- _EXERCISE PROMPT_: What is needed is each line of the data below that holds the string "nullptr".

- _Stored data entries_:
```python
def lib_path() -> str:
    return os.environ.get("SDN_LIB", os.path.join(_HERE, "libsdn.so"))
# ... 148 lines not shown
    "sdn_vae_decode": (C.c_int, [_vp, _vp, _vp, _f32, _vp, _i32, _vp, _sz, _vp]),
    "sdn_vae_encoder_create": (C.c_int, [C.POINTER(VaeConfig), C.POINTER(_vp)]),
    "sdn_vae_encode": (C.c_int, [_vp, _vp, _vp, _vp, _i32, _vp, _sz, _vp]),
    "sdn_gaussian_sample": (C.c_int, [_vp, _vp, _i32, _i32, _i32, _f32, _vp, _vp]),
    "sdn_image_postprocess": (C.c_int, [_vp, _i32, _i32, _i32, _i32, _vp, _vp, _vp]),
    "sdn_latent_mix": (C.c_int, [_vp, _vp, _vp, _i32, _i32, _i32, _f32, _vp, _vp]),
    "sdn_softmax_rows": (C.c_int, [_i32, _vp, _i64, _i64, _i32, _f32, _vp, _i64, _vp]),
    "sdn_transpose16": (C.c_int, [_vp, _i32, _i32, _i64, _vp, _i64, _vp]),
    "sdn_clip_create": (C.c_int, [C.POINTER(ClipConfig), C.POINTER(_vp)]),
    "sdn_clip_forward": (C.c_int, [_vp, _vp, _vp, _vp, _vp, _i32, _vp, _sz, _vp]),
    "sdn_clip_embed": (C.c_int, [_i32, _vp, _vp, _vp, _i64, _i32, _i32, _i32, _vp, _vp]),
    "sdn_masked_attention": (C.c_int, [_i32, _vp, _vp, _vp, _vp, _vp, _i32, _i32, _i32, _i32, _i32, _i32, _i32, _i32, _i32,
                                       _f32, _vp]),
    "sdn_clip_proj_create": (C.c_int, [C.POINTER(ClipProjConfig), C.POINTER(_vp)]),
    "sdn_clip_proj_forward": (C.c_int, [_vp, _vp, _vp, _vp, _i64, _i64, _vp, _i64, _i32, _vp, _sz, _vp]),
    "sdn_clip_eos_rows": (C.c_int, [_i32, _vp, _vp, _vp, _vp, _i32, _i32, _i32, _i32, _i32, _f32, _vp, _vp, _vp]),
    "sdn_copy_rows_strided": (C.c_int, [_vp, _i32, _i32, _i32, _i32, _vp, _i64, _i64, _vp]),
    "sdn_clip_vision_create": (C.c_int, [C.POINTER(ClipVisionConfig), C.POINTER(_vp)]),
    "sdn_clip_vision_forward": (C.c_int, [_vp, _vp, _vp, _vp, _vp, _i32, _vp, _sz, _vp]),
    "sdn_clip_patch_rows": (C.c_int, [_i32, _vp, _i32, _i32, _i32, _i32, _vp, _vp]),
    "sdn_clip_vision_embed": (C.c_int, [_i32, _vp, _vp, _vp, _vp, _vp, _i32, _i32, _i32, _f32, _vp, _vp]),
    "sdn_clip_class_rows": (C.c_int, [_i32, _vp, _vp, _vp, _i32, _i32, _i32, _f32, _vp, _vp]),
    "sdn_image_resize_u8": (C.c_int, [_vp, _i32, _i32, _i32, _vp, _vp, _i32, _vp, _vp, _vp]),
    "sdn_clip_normalize_u8": (C.c_int, [_vp, _i32, _i32, _f32, _f32, _f32, _f32, _f32, _f32, _vp, _vp]),
    "sdn_image_resize_rect_u8": (C.c_int, [_vp, _i32, _i32, _i32, _i32, _i32, _vp, _vp, _i32, _vp, _vp, _i32, _vp, _vp, _vp, _f32, _f32,
                                           _f32, _f32, _f32, _f32, _vp]),
    "sdn_embed_row_scores": (C.c_int, [_vp, _i32, _i64, _vp, _i32, _i64, _i32, _i32, _i32, _i32, _f32, _f32, _vp, _vp]),
    "sdn_t5_create": (C.c_int, [C.POINTER(T5Config), C.POINTER(_vp)]),
    "sdn_t5_workspace_bytes": (_sz, [_vp, _i32, _i32]),
    "sdn_t5_flops": (C.c_double, [_vp, _i32, _i32, C.POINTER(C.c_double)]),
    "sdn_t5_forward": (C.c_int, [_vp, _vp, _vp, _vp, _i32, _vp, _i32, _vp, _sz, _vp]),
    "sdn_rmsnorm": (C.c_int, [_i32, _vp, _i32, _i64, _i32, _f32, _vp, _vp, _vp]),
    "sdn_embed_tokens": (C.c_int, [_i32, _vp, _vp, _i64, _i32, _i32, _vp, _vp]),
    "sdn_t5_bucket": (C.c_int, [_i32, _i32, _i32]),
    "sdn_t5_relative_bias": (C.c_int, [_i32, _vp, _i32, _i32, _i32, _i32, _vp, _vp]),
    "sdn_bias_attention": (C.c_int, [_i32, _vp, _vp, _vp, _vp, _vp, _vp, _i32, _i32, _i32, _i32, _i32, _i32, _i32, _i32, _f32,
                                     _vp]),
    "sdn_split3": (C.c_int, [_vp, _vp, _i64, _i32, _i32, _vp, _vp]),
    "sdn_expand3_weights": (C.c_int, [_vp, _i64, _i32, _i32, _vp, _vp]),
    "sdn_groupnorm_f32_triple": (C.c_int, [_vp, _vp, _i32, _i32, _i32, _i32, _i32, _f32, _i32, _vp, _vp, _vp, _vp, _vp]),
    "sdn_layernorm_f32_triple": (C.c_int, [_vp, _i64, _i32, _f32, _vp, _vp, _vp, _vp]),
    "sdn_attention_x3_triple": (C.c_int, [_vp, _vp, _vp, _vp, _i32, _i32, _i32, _i32, _i32, _i32, _i32, _i32, _i32, _f32, _vp]),
    "sdn_attention_x3_pairs": (C.c_int, [_vp, _vp, _vp, _i32, _i32, _vp, _i32, _i32, _i32, _i32, _i32, _i32, _i32, _i32, _i32, _f32, _i32, _vp]),
    "sdn_clip_embed_f32": (C.c_int, [_vp, _vp, _vp, _i64, _i32, _i32, _i32, _vp, _vp]),
    "sdn_masked_attention_f32": (C.c_int, [_vp, _vp, _vp, _vp, _vp, _i32, _i32, _i32, _i32, _i32, _i32, _i32, _i32, _i32, _f32, _vp]),
    "sdn_unet_prepare": (C.c_int, [_vp, _vp, _vp]),
    "sdn_unet_set_graph_mode": (None, [_vp, _i32]),
    "sdn_unet_set_text_version": (None, [_vp, C.c_uint64]),
    "sdn_unet_set_split_k": (None, [_vp, _i32]),
    "sdn_unet_set_conv_up4": (None, [_vp, _i32]),
    "sdn_conv_up4_weights": (C.c_int, [_i32, _vp, _i32, _i32, _vp, _vp]),
    "sdn_unet_profile_next": (None, [_vp]),
    "sdn_unet_profile_read": (C.c_int, [_vp, C.POINTER(ProfileRow), _i32]),
}


def lib():
    global _LIB
    if _LIB is None:
        path = lib_path()
        if not os.path.exists(path):
            raise SdnUnavailable(f"{path} not found: build it with `python -c 'import __graft_entry__ as g; g.build()'` "
                                 f"(or `make -C safe_denoiser_amd/csrc`).  There is no CPU fallback.")
        try:
            handle = C.CDLL(path)
        except OSError as e:
            raise SdnUnavailable(f"cannot load {path}: {e}") from e
        for name, (res, args) in SIGNATURES.items():
            fn = getattr(handle, name)
            fn.restype, fn.argtypes = res, args
        _LIB = handle
    return _LIB


def check(rc: int, what: str):
    if rc != 0:
        raise SdnError(f"{what} failed: {_ERR.get(rc, rc)}")


def require_gpu():
    if not torch.cuda.is_available():
        raise SdnUnavailable("no GPU visible: the safe-denoiser hot path only runs on an MI355X (gfx950); "
                             "there is no CPU fallback")


def dptr(t: torch.Tensor | None, dtype=None) -> int | None:
    if t is None:
        return None
    if not t.is_cuda:
        raise SdnUnavailable("tensor is not on the GPU: libsdn takes device pointers only (no CPU fallback)")
    if not t.is_contiguous():
        raise SdnError("tensor must be contiguous")
    if dtype is not None and t.dtype != dtype:
        raise SdnError(f"expected {dtype}, got {t.dtype}")
    return t.data_ptr()


def stream_ptr() -> int:
    return torch.cuda.current_stream().cuda_stream
```

safe_denoiser_amd/csrc/sdn_attn.hip:

```cpp
#include <stdlib.h>

#include <type_traits>

#include "sdn_common.h"
#include "sdn_ops.h"

namespace sdn_attn_detail {

typedef __attribute__((ext_vector_type(4))) short s16x4;
typedef __attribute__((ext_vector_type(16))) float f32x16;
typedef __attribute__((ext_vector_type(4))) unsigned int u32x4;

#if defined(__HIP_DEVICE_COMPILE__)
__device__ __forceinline__ __amdgpu_buffer_rsrc_t make_rsrc(const void* p, unsigned bytes) {
  return __builtin_amdgcn_make_buffer_rsrc(const_cast<void*>(p), 0, (int)bytes, 0x00020000);
}
typedef __attribute__((address_space(3))) void* lds_ptr_t;
#endif

#ifdef SDN_ATTN_STAMPS
#define SDN_ATS_DECL unsigned long long ats_prev = 0, ats_sum[7] = {0, 0, 0, 0, 0, 0, 0};
#define SDN_ATS_T0 unsigned long long ats_t0; asm volatile("s_memtime %0\n\ts_waitcnt lgkmcnt(0)" : "=s"(ats_t0)::"memory");
#define SDN_ATS_MARK(I)                                                                         \
  {                                                                                             \
// ... 802 lines not shown
          union { s16x4 hlf[2]; typename T::v8 full; } vfh, vfl;
          vfh.hlf[0] = __builtin_amdgcn_ds_read_tr16_b64_v4i16((__attribute__((address_space(3))) s16x4*)(pa));
          vfh.hlf[1] = __builtin_amdgcn_ds_read_tr16_b64_v4i16((__attribute__((address_space(3))) s16x4*)(pb));
          vfl.hlf[0] = __builtin_amdgcn_ds_read_tr16_b64_v4i16((__attribute__((address_space(3))) s16x4*)(la));
          vfl.hlf[1] = __builtin_amdgcn_ds_read_tr16_b64_v4i16((__attribute__((address_space(3))) s16x4*)(lb));
#pragma unroll
          for (int qs = 0; qs < QS; ++qs) o[qs][d] = T::mfma32(vfl.full, ph[qs], o[qs][d]);
#pragma unroll
          for (int qs = 0; qs < QS; ++qs) o[qs][d] = T::mfma32(vfh.full, pl[qs], o[qs][d]);
#pragma unroll
          for (int qs = 0; qs < QS; ++qs) o[qs][d] = T::mfma32(vfh.full, ph[qs], o[qs][d]);
        }
      }
    __builtin_amdgcn_s_setprio(0);
    asm volatile("s_waitcnt vmcnt(0)" ::: "memory");
    __syncthreads();
  }
#pragma unroll
  for (int qs = 0; qs < QS; ++qs) {
    float l_tot;
    if constexpr (ONES) {
      constexpr int row = HD % 32, ri = (row >> 3) * 4 + (row & 3);
      static_assert(((row >> 2) & 1) == 0, "ones row must live in lane half 0");
      l_tot = __shfl(o[qs][NDB - 1][ri], r, 64);
    } else {
      l_tot = l_run[qs] + __shfl_xor(l_run[qs], 32, 64);
    }
    const float inv = 1.f / l_tot;
    if (!qvalid[qs]) continue;
    const long qrow = (long)b * a.nq + q0 + 32 * qs + r;
#pragma unroll
    for (int d = 0; d < NDB; ++d)
#pragma unroll
      for (int tq = 0; tq < 4; ++tq) {
        const int dc = 32 * d + 8 * tq + 4 * h;
        if (dc < HD) {
          const float v0 = o[qs][d][4 * tq + 0] * inv, v1 = o[qs][d][4 * tq + 1] * inv, v2 = o[qs][d][4 * tq + 2] * inv, v3 = o[qs][d][4 * tq + 3] * inv;
          if (a.triple) {
            unsigned short* o3 = reinterpret_cast<unsigned short*>(a.out) + qrow * 3 * a.ldo + head * HD + dc;
            uint2 hi, lo;
            hi.x = T::pack2(v0, v1); hi.y = T::pack2(v2, v3);
            lo.x = T::pack2(v0 - T::to_f(hi.x & 0xffff), v1 - T::to_f(hi.x >> 16));
            lo.y = T::pack2(v2 - T::to_f(hi.y & 0xffff), v3 - T::to_f(hi.y >> 16));
            *reinterpret_cast<uint2*>(o3) = hi; *reinterpret_cast<uint2*>(o3 + a.ldo) = lo; *reinterpret_cast<uint2*>(o3 + 2 * a.ldo) = hi;
          } else {
            *reinterpret_cast<sdn_f32x4*>(reinterpret_cast<float*>(a.out) + qrow * a.ldo + head * HD + dc) = (sdn_f32x4){v0, v1, v2, v3};
          }
        }
      }
  }
#endif
}

static int g_attn_qs2 = 1;
static int g_attn_nomax = 1;

template <typename T, int HD>
int launch(const AttnArgs& a, int batch, int heads, hipStream_t st) {
  if (a.bias) {
    if constexpr (HD == 64) {
      if (a.q2 || a.causal) return SDN_E_INVALID;
      hipLaunchKernelGGL((k_attn<T, HD, false, true, true, 1, true>), dim3(a.nqb * a.npairs), dim3(THREADS), 0, st, a);
      return sdn_launch_status();
    } else {
      return SDN_E_INVALID;
    }
  }
  if (a.causal || a.kmask) {
    if constexpr (HD == 64) {
      if (a.q2) return SDN_E_INVALID;
      hipLaunchKernelGGL((k_attn<T, HD, false, true>), dim3(a.nqb * a.npairs), dim3(THREADS), 0, st, a);
      return sdn_launch_status();
    } else {
      return SDN_E_INVALID;
    }
  }
  if (a.q2) {
    if constexpr (HD == 64) {
      if (a.n1 % KV == 0 && a.ldk == a.ldk2 && a.ldv == a.ldv2) {
        hipLaunchKernelGGL((k_attn<T, HD, true, false, true>), dim3(a.nqb * a.npairs), dim3(THREADS), 0, st, a);
        return sdn_launch_status();
      }
    }
    hipLaunchKernelGGL((k_attn<T, HD, true>), dim3(a.nqb * a.npairs), dim3(THREADS), 0, st, a);
  } else {
    if constexpr (HD == 40) {
      if (a.nk > 2 * KV && a.nq >= 2 * QB && g_attn_qs2) {
        AttnArgs a2 = a;
        a2.nqb = (a.nq + 2 * QB - 1) / (2 * QB);
        hipLaunchKernelGGL((k_attn<T, HD, false, false, true, 2>), dim3(a2.nqb * a2.npairs), dim3(THREADS), 0, st, a2);
        return sdn_launch_status();
      }
    }
    hipLaunchKernelGGL((k_attn<T, HD, false>), dim3(a.nqb * a.npairs), dim3(THREADS), 0, st, a);
  }
  return sdn_launch_status();
}

static int g_attn_head_inner = 1;

template <typename T>
int run(const void* q, const void* k, const void* v, void* out, int32_t batch, int32_t heads, int32_t nq, int32_t nk,
        int32_t head_dim, int32_t ldq, int32_t ldk, int32_t ldv, int32_t ldo, float scale, void* stream,
        const sdn_attn_segment2* s2 = nullptr, int causal = 0, const int* kmask = nullptr, const float* bias = nullptr) {
  if (!q || !k || !v || !out || batch < 0 || heads <= 0 || nq <= 0 || nk <= 0) return SDN_E_INVALID;
  if ((ldq & 7) || (ldk & 7) || (ldv & 7) || (ldo & 3) || nk > 65535) return SDN_E_INVALID;
  if (ldq < heads * head_dim || ldk < heads * head_dim || ldv < heads * head_dim || ldo < heads * head_dim)
    return SDN_E_INVALID;
  auto al = [](const void* p, int n) { return (reinterpret_cast<uintptr_t>(p) & (n - 1)) == 0; };
  if (!al(q, 16) || !al(k, 16) || !al(v, 16) || !al(out, 8)) return SDN_E_INVALID;
  if (batch == 0) return SDN_OK;
  AttnArgs a{(const unsigned short*)q, (const unsigned short*)k, (const unsigned short*)v, (unsigned short*)out,
             nq, nk, ldq, ldk, ldv, ldo, scale * 1.4426950408889634f, heads, (nq + QB - 1) / QB, batch * heads,
             nullptr, nullptr, nullptr, nullptr, 0, 0, 0, 0, 0, 0, causal, kmask, g_attn_nomax, bias};
  if (!s2 && nk <= 2 * KV && (batch & 7) == 0 && g_attn_head_inner) a.head_inner = 1;
  if (causal && nq != nk) return SDN_E_INVALID;
  if (s2) {
    if (!s2->q2 || !s2->k2 || !s2->v2 || !s2->out2 || s2->n1 <= 0 || s2->n1 >= nq || nq != nk) return SDN_E_INVALID;
    if ((s2->ldq2 & 7) || (s2->ldk2 & 7) || (s2->ldv2 & 7) || (s2->ldo2 & 3)) return SDN_E_INVALID;
    if (!al(s2->q2, 16) || !al(s2->k2, 16) || !al(s2->v2, 16) || !al(s2->out2, 8)) return SDN_E_INVALID;
    a.q2 = (const unsigned short*)s2->q2; a.k2 = (const unsigned short*)s2->k2; a.v2 = (const unsigned short*)s2->v2;
    a.out2 = (unsigned short*)s2->out2; a.n1 = s2->n1;
    a.ldq2 = s2->ldq2; a.ldk2 = s2->ldk2; a.ldv2 = s2->ldv2; a.ldo2 = s2->ldo2;
  }
  hipStream_t st = (hipStream_t)stream;
  switch (head_dim) {
    case 40: return launch<T, 40>(a, batch, heads, st);
    case 64: return launch<T, 64>(a, batch, heads, st);
    case 80: return launch<T, 80>(a, batch, heads, st);
    case 160: return launch<T, 160>(a, batch, heads, st);
    default: return SDN_E_INVALID;
  }
}

}
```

- _ANSWER SECTION_:
        const sdn_attn_segment2* s2 = nullptr, int causal = 0, const int* kmask = nullptr, const float* bias = nullptr) {
             nullptr, nullptr, nullptr, nullptr, 0, 0, 0, 0, 0, 0, causal, kmask, g_attn_nomax, bias};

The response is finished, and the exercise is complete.